Dataset content:
int mzs_act_mlp(mzs_handle* h, const mzs_act_args* a, void* stream_) {
  if (!h) return MZS_E_INVALID;
  if (!a || a->struct_size != (int32_t)sizeof(mzs_act_args))
    return fail(h, MZS_E_INVALID, "mzs_act_mlp: null or size mismatch (ABI)");
  if (!h->have_weights) return fail(h, MZS_E_INVALID, "mzs_act_mlp: call mzs_mlp_set_weights first");
  if (!a->obs || !a->action || !a->action_weights || !a->root_value)
    return fail(h, MZS_E_INVALID, "mzs_act_mlp: obs/action/action_weights/root_value must be set");
  const mzs_config& c = h->cfg;
  if (c.policy == 0 && !a->dirichlet_noise && a->dirichlet_fraction != 0.0f)
    return fail(h, MZS_E_INVALID, "mzs_act_mlp: dirichlet_fraction != 0 needs dirichlet_noise");
  if (c.num_simulations > mz::kMaxSims) {
    if (h->allow_generic) return mzh::act_mlp_generic(h, a, stream_);
    return fail(h, MZS_E_UNSUPPORTED, "mzs_act_mlp: no fused kernel instance for num_simulations > 256; use the generic route "
                                      "(mzs_mlp_allow_generic) or the step-wise path");
  }
  hipStream_t stream = static_cast<hipStream_t>(stream_);
  MZS_HIP(h, hipSetDevice(c.device));

  mz::FusedParams p;
  memset(&p, 0, sizeof p);
  p.obs = a->obs; p.dirichlet_noise = a->dirichlet_noise; p.invalid = a->invalid_actions; p.gumbel = a->gumbel;
  const mzs_mlp_weights& w = h->w;
  mzh::copy_weights(w, p);
  p.action = a->action; p.action_weights = a->action_weights; p.root_value = a->root_value;
  p.search_value = a->search_value; p.depth_sum = a->depth_sum;
  if (a->tree) {
    const mzs_tree_view& t = *a->tree;
    const void* const* tp = reinterpret_cast<const void* const*>(&t);
    for (int i = 0; i < 12; ++i)
      if (!tp[i]) return fail(h, MZS_E_INVALID, "mzs_act_mlp: tree view has a null array");
    p.t_node_visits = t.node_visits; p.t_raw_values = t.raw_values; p.t_node_values = t.node_values;
    p.t_parents = t.parents; p.t_action_from_parent = t.action_from_parent;
    p.t_children_index = t.children_index; p.t_children_prior_logits = t.children_prior_logits;
    p.t_children_values = t.children_values; p.t_children_visits = t.children_visits;
    p.t_children_rewards = t.children_rewards; p.t_children_discounts = t.children_discounts;
    p.t_embeddings = t.embeddings;
    p.export_tree = 1;
  }
  p.B = c.batch; p.obs_dim = w.obs_dim; p.S = c.num_simulations; p.max_depth = c.max_depth;
  p.support = w.support_size; p.pred_on_parent = w.recurrent_pred_on;
  p.pb_c_init = c.pb_c_init; p.pb_c_base = c.pb_c_base;
  p.dirichlet_fraction = a->dirichlet_fraction; p.discount = w.discount; p.temperature = a->temperature;
  p.global_batch = (uint64_t)c.global_batch; p.root_offset = (uint64_t)c.root_offset;
  p.prof = h->prof;
  p.emb_scratch = p.export_tree ? nullptr : h->fused_emb;
  if (c.policy == 1) {
    if (!h->fused_table) {
      const std::vector<int32_t> table = mzh::visit_table(c.max_num_considered_actions, c.num_simulations);
      MZS_HIP(h, hipMalloc(reinterpret_cast<void**>(&h->fused_table), table.size() * sizeof(int32_t)));
      MZS_HIP(h, hipMemcpy(h->fused_table, table.data(), table.size() * sizeof(int32_t), hipMemcpyHostToDevice));
    }
    p.visit_table = h->fused_table;
    p.max_considered = c.max_num_considered_actions;
    p.gumbel_scale = c.gumbel_scale;
    mzh::h_split(a->key, 2, 1, p.k_gumbel);
  }
  mzh::derive_keys(a->key, h->cfg.num_simulations, h->k_sample, h->sim_keys.data());
  p.k_sample[0] = h->k_sample[0]; p.k_sample[1] = h->k_sample[1];
  memcpy(p.sim_keys, h->sim_keys.data(), sizeof(uint32_t) * 2 * (size_t)c.num_simulations);

  const int A = c.num_actions, E = c.embed_dim, F = 2 * w.support_size + 1, N = c.num_simulations + 1;
  p.F = F;
  const int mode = c.policy == 1 ? (c.qtransform == 1 ? 3 : 2) : (c.tiebreak ? 1 : 0);
  std::vector<mz::FusedDispatch> groups = {mz::fused_dispatch_g0, mz::fused_dispatch_g1, mz::fused_dispatch_g2,
                                           mz::fused_dispatch_g3, mz::fused_dispatch_g4};
  mz::jit_dispatchers(mode, &groups);
  if (h->allow_generic && getenv("MZS_FORCE_GENERIC") != nullptr) return mzh::act_mlp_generic(h, a, stream_);
  for (int compact = (c.batch > 16 * h->cu_count) ? 1 : 0; compact >= 0; --compact) {
    p.path_scratch = h->fused_path;
    p.path_words = h->fused_path_words;
    for (size_t gi = 0; gi < groups.size(); ++gi) {
      std::string err;
      int rc = 0;
      auto call = [&] { return groups[gi](mode, c.device, p, stream, A, E, F, N, compact != 0, &err); };
      if (int e = dispatch_with_scratch(h, p, &rc, call)) return e;
      if (rc == mz::kNoFusedInstance) continue;
      if (rc != MZS_OK) return fail(h, rc, "mzs_act_mlp: %s", err.c_str());
      return MZS_OK;
    }
  }
  if (mode >= 2 ? h->allow_wide_gumbel : h->allow_wide) {
    std::string err;
    int rc = 0;
    auto call = [&] { return mz::wide_dispatch(mode, h->allow_wide_gumbel, c.device, p, stream, A, E, F, &err); };
    if (int e = dispatch_with_scratch(h, p, &rc, call)) return e;
    if (rc == MZS_OK) return MZS_OK;
    if (rc != mz::kNoFusedInstance) return fail(h, rc, "mzs_act_mlp: %s", err.c_str());
  }
  if (h->allow_generic) return mzh::act_mlp_generic(h, a, stream_);
  return fail(h, MZS_E_UNSUPPORTED,
              "mzs_act_mlp: no fused kernel instance for this (A, E, F, S) (muax_amd/csrc/mz_instances.def); use the step-wise path");
}
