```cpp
template <typename T, bool WIDE = false>
struct skew_shape {
    static constexpr int NT = 512;
    static constexpr int BF = sizeof(T) == 4 ? (WIDE ? 64 : 32) : 64;
    static constexpr int BS = sizeof(T) == 4 ? (WIDE ? 256 : 512) : 128;
    static constexpr int E = int(sizeof(T)), G = 64 / E, RS = BS + G, P = BF + 1;
    static constexpr int V = 16 / E, LPC = BF / V, CPP = NT / LPC, PL = (RS + CPP - 1) / CPP;
    static constexpr int NW = NT / 64;
    static constexpr size_t lds_bytes = size_t(RS) * P * sizeof(T);
    static_assert(BS * E % 64 == 0, "sub-tile rows: whole granules");
};

template <typename T, bool WIDE>
__global__ __launch_bounds__(512) void skew_kernel(const costa_tile_op_t* __restrict__ ops,
                                                   const uint64_t* __restrict__ work,
// ... 527 lines not shown
    d->bf_s = tr ? shapes<T>::small32_tr::BF : 0;
    d->bs_s = tr ? shapes<T>::small32_tr::BS : 0;
    constexpr bool skew = std::is_same<T, float>::value || std::is_same<T, double>::value ||
                          std::is_same<T, int>::value;
    d->bf_k = tr && skew ? skew_shape<T>::BF : 0;
    d->bs_k = tr && skew ? skew_shape<T>::BS : 0;
    d->bf_kw = tr && skew ? skew_shape<T, true>::BF : 0;
    d->bs_kw = tr && skew ? skew_shape<T, true>::BS : 0;
}

template <typename T, typename S>
void set_lds_limit() {
    (void)hipFuncSetAttribute(reinterpret_cast<const void*>(&tile_kernel<T, S>),
                              hipFuncAttributeMaxDynamicSharedMemorySize, int(S::lds_bytes));
}
template <typename T>
void set_lds_limits() {
    if constexpr (std::is_same<T, float>::value || std::is_same<T, double>::value ||
                  std::is_same<T, int>::value)
    {
        (void)hipFuncSetAttribute(reinterpret_cast<const void*>(&skew_kernel<T, false>),
                                  hipFuncAttributeMaxDynamicSharedMemorySize,
                                  int(skew_shape<T, false>::lds_bytes));
        (void)hipFuncSetAttribute(reinterpret_cast<const void*>(&skew_kernel<T, true>),
                                  hipFuncAttributeMaxDynamicSharedMemorySize,
                                  int(skew_shape<T, true>::lds_bytes));
    }
    if constexpr (!is_cpx<T>::value)
        for (void* f : {reinterpret_cast<void*>(&cblock_kernel<T, true, true>),
                        reinterpret_cast<void*>(&cblock_kernel<T, true, false>),
                        reinterpret_cast<void*>(&cblock_kernel<T, false, true>),
                        reinterpret_cast<void*>(&cblock_kernel<T, false, false>)})
            (void)hipFuncSetAttribute(f, hipFuncAttributeMaxDynamicSharedMemorySize,
                                      int((cblock_max_elems(int64_t(sizeof(T))) + 4096) * int64_t(sizeof(T))));
    set_lds_limit<T, typename shapes<T>::large>();
    set_lds_limit<T, typename shapes<T>::large_tr>();
    set_lds_limit<T, typename shapes<T>::medium_tr>();
    set_lds_limit<T, typename shapes<T>::small_tr>();
    set_lds_limit<T, typename shapes<T>::large_tr_full>();
    set_lds_limit<T, typename shapes<T>::medium_tr_full>();
    set_lds_limit<T, typename shapes<T>::small32_tr>();
}

}

bool pieces_in_group_launch(int64_t n_cblock, int64_t n_tiny) {
    static const bool on = [] {
        const char* v = tuning_env("COSTA_FUSE_PIECES");
        return !v || std::atoi(v) != 0;
    }();
    return on && n_cblock > 0 && n_tiny > 0 && n_cblock + n_tiny / (CB_NT / 64) + 1 < (int64_t(1) << 30);
}

void tile_shapes(costa_dtype_t dtype, bool transposing_list, shape_dims* d) {
    const bool t = transposing_list;
    switch (dtype) {
    case COSTA_FLOAT: shape_of<float>(t, d); return;
    case COSTA_DOUBLE: shape_of<double>(t, d); return;
    case COSTA_CFLOAT: shape_of<cpx<float>>(t, d); return;
    case COSTA_CDOUBLE: shape_of<cpx<double>>(t, d); return;
    case COSTA_INT32: shape_of<int>(t, d); return;
    default: break;
    }
    throw error(COSTA_ERR_ARG, "unknown dtype");
}

void launch_tiles(costa_dtype_t dtype, const launch_args& a, void* stream) {
    if (a.n_large + a.n_medium + a.n_skew + a.n_cblock + a.n_tiny <= 0) return;
    static bool once = [] {
        set_lds_limits<float>();
        set_lds_limits<double>();
        set_lds_limits<cpx<float>>();
        set_lds_limits<cpx<double>>();
        set_lds_limits<int>();
        return true;
    }();
    (void)once;
    hipStream_t s = static_cast<hipStream_t>(stream);
    switch (dtype) {
    case COSTA_FLOAT: launch_t<float>(a, s); break;
    case COSTA_DOUBLE: launch_t<double>(a, s); break;
    case COSTA_CFLOAT: launch_t<cpx<float>>(a, s); break;
    case COSTA_CDOUBLE: launch_t<cpx<double>>(a, s); break;
    case COSTA_INT32: launch_t<int>(a, s); break;
    default: throw error(COSTA_ERR_ARG, std::string("costa: no same-type tile kernel for ") + dtype_name(dtype));
    }
    hipError_t e = hipGetLastError();
    if (e != hipSuccess)
        throw error(COSTA_ERR_HIP, std::string("tile kernel launch failed: ") + hipGetErrorString(e));
}

}
}
```

### costa_amd/csrc/tile_op.hpp

```cpp
#pragma once

#include <cstdint>

#include "costa_hip.h"

#if defined(__HIPCC__)
#define COSTA_HD __host__ __device__
#else
#define COSTA_HD
#endif

namespace costa {
namespace engine {
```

What the task requires: Please reproduce exactly the lines above, beginning with the first and ending with the line that contains "null or size", and include nothing outside that range.

Written reply:
int mzs_act_mlp(mzs_handle* h, const mzs_act_args* a, void* stream_) {
  if (!h) return MZS_E_INVALID;
  if (!a || a->struct_size != (int32_t)sizeof(mzs_act_args))
    return fail(h, MZS_E_INVALID, "mzs_act_mlp: null or size mismatch (ABI)");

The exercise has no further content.